··· Input for this task

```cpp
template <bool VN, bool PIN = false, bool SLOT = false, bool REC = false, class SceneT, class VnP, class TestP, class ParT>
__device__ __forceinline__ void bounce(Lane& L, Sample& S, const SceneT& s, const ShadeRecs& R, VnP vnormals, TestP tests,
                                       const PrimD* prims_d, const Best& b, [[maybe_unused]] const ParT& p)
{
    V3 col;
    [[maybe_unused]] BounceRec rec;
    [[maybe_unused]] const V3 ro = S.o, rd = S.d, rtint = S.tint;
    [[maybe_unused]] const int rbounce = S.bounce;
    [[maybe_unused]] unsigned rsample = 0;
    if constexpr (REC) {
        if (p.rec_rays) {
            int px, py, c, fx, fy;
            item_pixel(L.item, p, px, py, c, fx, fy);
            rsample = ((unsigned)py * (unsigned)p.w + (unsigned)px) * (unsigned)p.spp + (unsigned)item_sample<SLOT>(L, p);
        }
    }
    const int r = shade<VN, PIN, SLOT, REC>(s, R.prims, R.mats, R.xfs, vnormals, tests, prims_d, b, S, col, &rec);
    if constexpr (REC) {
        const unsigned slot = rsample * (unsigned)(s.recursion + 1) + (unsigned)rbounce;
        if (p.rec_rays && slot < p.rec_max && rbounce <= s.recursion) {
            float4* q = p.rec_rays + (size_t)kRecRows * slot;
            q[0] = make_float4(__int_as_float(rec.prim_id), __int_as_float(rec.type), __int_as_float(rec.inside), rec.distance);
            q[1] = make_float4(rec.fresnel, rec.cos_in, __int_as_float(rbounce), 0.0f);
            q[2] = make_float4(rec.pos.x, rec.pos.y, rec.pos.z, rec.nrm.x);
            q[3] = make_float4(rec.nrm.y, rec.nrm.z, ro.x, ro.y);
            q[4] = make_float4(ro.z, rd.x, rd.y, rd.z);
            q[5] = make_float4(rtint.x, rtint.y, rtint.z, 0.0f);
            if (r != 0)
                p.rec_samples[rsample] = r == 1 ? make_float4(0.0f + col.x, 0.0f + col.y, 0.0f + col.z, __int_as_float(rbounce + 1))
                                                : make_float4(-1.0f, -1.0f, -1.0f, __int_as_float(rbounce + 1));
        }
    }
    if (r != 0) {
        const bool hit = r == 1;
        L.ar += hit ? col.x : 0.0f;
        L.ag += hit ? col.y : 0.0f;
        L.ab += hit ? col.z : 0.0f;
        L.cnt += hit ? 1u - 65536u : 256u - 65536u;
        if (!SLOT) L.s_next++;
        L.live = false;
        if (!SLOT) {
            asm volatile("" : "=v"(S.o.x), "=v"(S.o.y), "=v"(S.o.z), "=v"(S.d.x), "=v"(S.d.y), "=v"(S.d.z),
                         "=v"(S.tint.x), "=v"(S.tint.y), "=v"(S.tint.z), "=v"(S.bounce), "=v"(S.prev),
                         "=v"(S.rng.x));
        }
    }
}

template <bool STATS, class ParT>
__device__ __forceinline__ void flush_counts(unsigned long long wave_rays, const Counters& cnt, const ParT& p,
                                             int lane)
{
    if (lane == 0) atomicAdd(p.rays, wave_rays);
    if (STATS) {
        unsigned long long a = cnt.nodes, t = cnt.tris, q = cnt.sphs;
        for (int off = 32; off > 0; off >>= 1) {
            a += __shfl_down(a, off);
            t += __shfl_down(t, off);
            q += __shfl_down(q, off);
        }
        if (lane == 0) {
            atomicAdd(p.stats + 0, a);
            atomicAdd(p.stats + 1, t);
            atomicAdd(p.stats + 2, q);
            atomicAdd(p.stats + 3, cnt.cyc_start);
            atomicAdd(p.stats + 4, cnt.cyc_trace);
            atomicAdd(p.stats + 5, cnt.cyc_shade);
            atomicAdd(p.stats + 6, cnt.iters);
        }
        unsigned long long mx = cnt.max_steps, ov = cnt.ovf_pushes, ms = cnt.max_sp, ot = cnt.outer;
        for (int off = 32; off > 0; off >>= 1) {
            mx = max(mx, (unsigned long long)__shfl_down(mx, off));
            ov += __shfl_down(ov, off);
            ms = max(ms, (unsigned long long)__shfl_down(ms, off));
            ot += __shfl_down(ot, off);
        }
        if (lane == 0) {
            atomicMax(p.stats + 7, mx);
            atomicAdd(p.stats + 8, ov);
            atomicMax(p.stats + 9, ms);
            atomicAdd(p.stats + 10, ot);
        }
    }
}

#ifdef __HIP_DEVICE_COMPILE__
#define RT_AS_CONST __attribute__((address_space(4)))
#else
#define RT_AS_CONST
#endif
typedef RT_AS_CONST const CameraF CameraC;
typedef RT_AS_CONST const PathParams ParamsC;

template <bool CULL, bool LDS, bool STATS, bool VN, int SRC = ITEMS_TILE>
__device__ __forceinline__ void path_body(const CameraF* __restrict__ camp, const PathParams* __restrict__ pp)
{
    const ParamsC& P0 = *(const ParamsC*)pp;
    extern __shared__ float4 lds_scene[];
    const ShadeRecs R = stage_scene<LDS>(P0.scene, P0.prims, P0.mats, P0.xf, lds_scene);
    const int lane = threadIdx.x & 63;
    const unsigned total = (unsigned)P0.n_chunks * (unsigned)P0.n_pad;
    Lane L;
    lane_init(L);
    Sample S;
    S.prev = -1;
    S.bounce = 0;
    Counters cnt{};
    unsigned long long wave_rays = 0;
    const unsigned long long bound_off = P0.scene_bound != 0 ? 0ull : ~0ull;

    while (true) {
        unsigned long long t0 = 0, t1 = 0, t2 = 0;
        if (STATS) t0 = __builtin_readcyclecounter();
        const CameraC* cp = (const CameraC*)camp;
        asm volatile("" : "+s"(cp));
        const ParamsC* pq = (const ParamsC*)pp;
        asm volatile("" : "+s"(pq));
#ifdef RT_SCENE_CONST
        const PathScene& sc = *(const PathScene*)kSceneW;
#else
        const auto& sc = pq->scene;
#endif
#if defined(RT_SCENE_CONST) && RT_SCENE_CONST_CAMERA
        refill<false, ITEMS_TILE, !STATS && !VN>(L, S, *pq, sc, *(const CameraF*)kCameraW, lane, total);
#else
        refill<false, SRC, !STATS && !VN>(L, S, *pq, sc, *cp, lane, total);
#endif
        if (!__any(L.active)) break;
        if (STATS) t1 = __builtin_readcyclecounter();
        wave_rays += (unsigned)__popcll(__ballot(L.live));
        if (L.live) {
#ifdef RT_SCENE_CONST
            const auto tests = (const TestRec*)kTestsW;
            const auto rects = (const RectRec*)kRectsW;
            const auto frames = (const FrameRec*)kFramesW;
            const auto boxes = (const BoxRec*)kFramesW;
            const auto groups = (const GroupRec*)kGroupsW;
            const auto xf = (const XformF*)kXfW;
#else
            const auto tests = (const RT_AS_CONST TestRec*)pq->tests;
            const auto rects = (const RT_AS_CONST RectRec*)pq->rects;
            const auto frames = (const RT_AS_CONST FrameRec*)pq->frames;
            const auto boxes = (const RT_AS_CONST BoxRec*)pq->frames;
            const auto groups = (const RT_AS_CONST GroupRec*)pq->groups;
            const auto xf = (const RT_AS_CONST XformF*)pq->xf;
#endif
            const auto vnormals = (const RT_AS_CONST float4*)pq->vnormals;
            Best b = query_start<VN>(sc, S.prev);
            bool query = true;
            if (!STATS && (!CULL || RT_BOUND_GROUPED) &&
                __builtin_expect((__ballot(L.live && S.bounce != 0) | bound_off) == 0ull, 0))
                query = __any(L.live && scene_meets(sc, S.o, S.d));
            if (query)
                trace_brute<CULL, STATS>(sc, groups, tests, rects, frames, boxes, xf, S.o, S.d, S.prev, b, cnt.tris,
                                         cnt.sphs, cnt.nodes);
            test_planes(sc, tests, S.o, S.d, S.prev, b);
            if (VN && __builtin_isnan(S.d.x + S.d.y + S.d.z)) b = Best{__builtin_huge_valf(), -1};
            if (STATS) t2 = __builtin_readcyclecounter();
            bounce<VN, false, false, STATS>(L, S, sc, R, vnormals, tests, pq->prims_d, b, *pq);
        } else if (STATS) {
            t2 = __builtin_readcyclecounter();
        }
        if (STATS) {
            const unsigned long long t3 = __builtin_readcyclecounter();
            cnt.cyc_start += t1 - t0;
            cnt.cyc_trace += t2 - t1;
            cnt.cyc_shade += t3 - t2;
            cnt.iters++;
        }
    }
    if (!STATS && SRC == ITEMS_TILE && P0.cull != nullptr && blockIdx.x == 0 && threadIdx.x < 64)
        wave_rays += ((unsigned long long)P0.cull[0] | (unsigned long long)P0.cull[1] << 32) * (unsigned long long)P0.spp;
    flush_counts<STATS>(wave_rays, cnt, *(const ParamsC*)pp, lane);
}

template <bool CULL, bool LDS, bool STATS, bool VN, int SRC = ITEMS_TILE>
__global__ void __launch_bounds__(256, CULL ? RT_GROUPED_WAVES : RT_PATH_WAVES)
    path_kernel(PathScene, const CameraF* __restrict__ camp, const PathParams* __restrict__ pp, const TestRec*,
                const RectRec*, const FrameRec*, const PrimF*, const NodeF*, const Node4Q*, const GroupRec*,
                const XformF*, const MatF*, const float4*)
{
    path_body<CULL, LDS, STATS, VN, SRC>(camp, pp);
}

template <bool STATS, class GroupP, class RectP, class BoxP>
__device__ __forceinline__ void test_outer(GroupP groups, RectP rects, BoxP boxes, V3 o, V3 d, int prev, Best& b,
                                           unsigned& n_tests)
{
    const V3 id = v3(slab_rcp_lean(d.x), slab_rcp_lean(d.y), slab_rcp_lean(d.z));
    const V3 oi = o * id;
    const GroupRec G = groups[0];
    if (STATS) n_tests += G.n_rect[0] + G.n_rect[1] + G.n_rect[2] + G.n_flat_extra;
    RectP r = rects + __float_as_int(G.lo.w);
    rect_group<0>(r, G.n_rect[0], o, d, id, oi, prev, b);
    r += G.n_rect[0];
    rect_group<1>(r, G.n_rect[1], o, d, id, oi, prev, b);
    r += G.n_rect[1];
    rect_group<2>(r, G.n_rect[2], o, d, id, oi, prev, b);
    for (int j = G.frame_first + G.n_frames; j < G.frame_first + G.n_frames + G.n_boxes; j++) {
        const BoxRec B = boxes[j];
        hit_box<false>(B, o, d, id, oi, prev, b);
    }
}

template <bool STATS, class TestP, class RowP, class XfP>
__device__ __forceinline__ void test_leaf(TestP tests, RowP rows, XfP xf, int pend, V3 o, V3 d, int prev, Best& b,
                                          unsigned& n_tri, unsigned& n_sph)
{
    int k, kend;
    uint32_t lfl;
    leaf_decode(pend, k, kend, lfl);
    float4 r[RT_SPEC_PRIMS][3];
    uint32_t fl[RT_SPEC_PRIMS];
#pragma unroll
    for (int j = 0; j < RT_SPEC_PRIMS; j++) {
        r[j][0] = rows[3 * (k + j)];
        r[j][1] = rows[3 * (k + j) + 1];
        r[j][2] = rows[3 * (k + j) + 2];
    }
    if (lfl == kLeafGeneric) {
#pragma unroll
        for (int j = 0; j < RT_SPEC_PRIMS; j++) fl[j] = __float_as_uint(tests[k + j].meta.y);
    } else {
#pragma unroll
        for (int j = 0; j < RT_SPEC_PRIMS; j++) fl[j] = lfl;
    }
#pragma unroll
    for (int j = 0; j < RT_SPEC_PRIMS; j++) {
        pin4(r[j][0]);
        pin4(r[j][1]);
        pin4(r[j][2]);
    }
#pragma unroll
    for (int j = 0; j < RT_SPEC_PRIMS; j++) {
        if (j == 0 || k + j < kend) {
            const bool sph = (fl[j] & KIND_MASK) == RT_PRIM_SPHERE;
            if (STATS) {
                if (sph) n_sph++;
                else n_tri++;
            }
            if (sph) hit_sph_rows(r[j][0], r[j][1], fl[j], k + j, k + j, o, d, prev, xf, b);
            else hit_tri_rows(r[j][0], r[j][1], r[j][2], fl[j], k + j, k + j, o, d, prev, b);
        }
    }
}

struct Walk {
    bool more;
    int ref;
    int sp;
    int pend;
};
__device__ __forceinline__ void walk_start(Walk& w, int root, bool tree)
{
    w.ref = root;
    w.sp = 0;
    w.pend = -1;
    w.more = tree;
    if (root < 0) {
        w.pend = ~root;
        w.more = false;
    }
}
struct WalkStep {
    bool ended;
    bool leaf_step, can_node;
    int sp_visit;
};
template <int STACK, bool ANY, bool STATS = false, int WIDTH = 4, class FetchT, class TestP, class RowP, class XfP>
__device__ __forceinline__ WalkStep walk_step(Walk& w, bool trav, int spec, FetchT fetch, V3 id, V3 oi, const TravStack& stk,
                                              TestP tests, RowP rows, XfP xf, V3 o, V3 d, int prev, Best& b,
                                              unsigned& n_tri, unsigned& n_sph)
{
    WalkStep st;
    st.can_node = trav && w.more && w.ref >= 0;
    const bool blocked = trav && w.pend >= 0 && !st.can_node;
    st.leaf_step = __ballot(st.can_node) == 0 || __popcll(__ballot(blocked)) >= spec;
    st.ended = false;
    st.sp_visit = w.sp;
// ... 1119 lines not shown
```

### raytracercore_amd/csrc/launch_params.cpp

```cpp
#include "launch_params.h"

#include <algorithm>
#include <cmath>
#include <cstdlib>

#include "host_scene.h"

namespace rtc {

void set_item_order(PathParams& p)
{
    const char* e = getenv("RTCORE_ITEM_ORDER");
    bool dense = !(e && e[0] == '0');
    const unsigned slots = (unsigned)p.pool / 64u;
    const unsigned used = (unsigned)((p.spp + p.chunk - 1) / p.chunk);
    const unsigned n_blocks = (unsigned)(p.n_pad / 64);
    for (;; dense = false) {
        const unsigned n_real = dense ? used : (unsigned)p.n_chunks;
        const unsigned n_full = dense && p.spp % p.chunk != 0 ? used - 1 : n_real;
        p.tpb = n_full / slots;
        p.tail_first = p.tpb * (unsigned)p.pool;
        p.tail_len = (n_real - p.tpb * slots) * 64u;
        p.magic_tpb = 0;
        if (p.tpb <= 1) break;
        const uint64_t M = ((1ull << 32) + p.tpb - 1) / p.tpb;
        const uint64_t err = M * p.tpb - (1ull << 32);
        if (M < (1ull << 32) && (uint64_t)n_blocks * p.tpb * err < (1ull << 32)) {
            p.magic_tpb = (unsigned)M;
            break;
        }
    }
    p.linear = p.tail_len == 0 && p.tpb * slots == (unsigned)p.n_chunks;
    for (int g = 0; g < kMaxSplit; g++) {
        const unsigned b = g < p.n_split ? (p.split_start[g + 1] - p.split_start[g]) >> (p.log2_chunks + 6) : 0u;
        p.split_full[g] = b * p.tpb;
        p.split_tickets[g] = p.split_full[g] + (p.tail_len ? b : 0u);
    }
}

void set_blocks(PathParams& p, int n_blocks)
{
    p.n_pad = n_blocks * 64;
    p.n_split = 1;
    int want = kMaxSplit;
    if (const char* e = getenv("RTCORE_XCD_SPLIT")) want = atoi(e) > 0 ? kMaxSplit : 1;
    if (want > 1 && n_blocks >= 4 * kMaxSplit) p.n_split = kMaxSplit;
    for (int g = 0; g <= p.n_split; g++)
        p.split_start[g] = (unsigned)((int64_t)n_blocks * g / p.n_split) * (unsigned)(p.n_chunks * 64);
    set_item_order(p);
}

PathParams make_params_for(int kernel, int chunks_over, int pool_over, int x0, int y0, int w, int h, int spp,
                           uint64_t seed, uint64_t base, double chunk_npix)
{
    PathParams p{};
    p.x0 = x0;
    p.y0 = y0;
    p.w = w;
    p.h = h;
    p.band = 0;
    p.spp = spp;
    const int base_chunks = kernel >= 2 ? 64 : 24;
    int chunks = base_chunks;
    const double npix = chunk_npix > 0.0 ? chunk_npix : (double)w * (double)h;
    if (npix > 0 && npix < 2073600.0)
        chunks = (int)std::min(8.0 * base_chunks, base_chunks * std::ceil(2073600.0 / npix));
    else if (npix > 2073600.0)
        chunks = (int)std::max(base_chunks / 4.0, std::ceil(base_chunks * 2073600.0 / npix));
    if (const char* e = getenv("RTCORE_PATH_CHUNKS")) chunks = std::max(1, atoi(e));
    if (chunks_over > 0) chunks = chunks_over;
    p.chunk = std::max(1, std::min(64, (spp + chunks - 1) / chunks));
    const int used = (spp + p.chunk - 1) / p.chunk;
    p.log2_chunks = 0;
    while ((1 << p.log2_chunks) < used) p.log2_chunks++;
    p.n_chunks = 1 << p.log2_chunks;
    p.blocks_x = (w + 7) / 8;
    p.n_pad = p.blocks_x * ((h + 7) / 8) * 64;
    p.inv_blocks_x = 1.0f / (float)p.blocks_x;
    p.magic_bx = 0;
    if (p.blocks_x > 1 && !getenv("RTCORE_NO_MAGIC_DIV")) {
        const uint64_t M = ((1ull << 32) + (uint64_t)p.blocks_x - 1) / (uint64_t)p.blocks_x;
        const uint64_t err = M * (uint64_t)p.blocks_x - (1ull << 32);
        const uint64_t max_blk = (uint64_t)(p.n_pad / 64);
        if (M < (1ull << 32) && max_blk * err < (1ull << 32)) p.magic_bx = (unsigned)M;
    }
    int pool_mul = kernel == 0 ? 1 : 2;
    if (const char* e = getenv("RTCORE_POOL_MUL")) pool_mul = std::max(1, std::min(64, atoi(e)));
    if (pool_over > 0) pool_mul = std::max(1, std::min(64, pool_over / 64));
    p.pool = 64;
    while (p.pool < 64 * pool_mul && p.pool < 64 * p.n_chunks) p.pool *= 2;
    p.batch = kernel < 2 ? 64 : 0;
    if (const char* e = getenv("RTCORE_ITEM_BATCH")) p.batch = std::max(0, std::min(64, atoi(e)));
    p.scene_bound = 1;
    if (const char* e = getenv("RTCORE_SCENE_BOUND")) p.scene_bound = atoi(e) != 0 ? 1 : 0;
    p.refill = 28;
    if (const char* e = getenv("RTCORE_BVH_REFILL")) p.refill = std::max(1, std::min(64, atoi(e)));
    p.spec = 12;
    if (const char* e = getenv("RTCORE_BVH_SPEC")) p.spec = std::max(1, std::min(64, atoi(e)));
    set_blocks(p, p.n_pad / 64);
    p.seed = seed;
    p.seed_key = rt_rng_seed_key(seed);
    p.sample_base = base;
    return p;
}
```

······

▶ What you have to do
Whenever a line above includes "class", copy it in full.

▶ Answer box
template <bool VN, bool PIN = false, bool SLOT = false, bool REC = false, class SceneT, class VnP, class TestP, class ParT>
template <bool STATS, class ParT>
template <bool STATS, class GroupP, class RectP, class BoxP>
template <bool STATS, class TestP, class RowP, class XfP>
template <int STACK, bool ANY, bool STATS = false, int WIDTH = 4, class FetchT, class TestP, class RowP, class XfP>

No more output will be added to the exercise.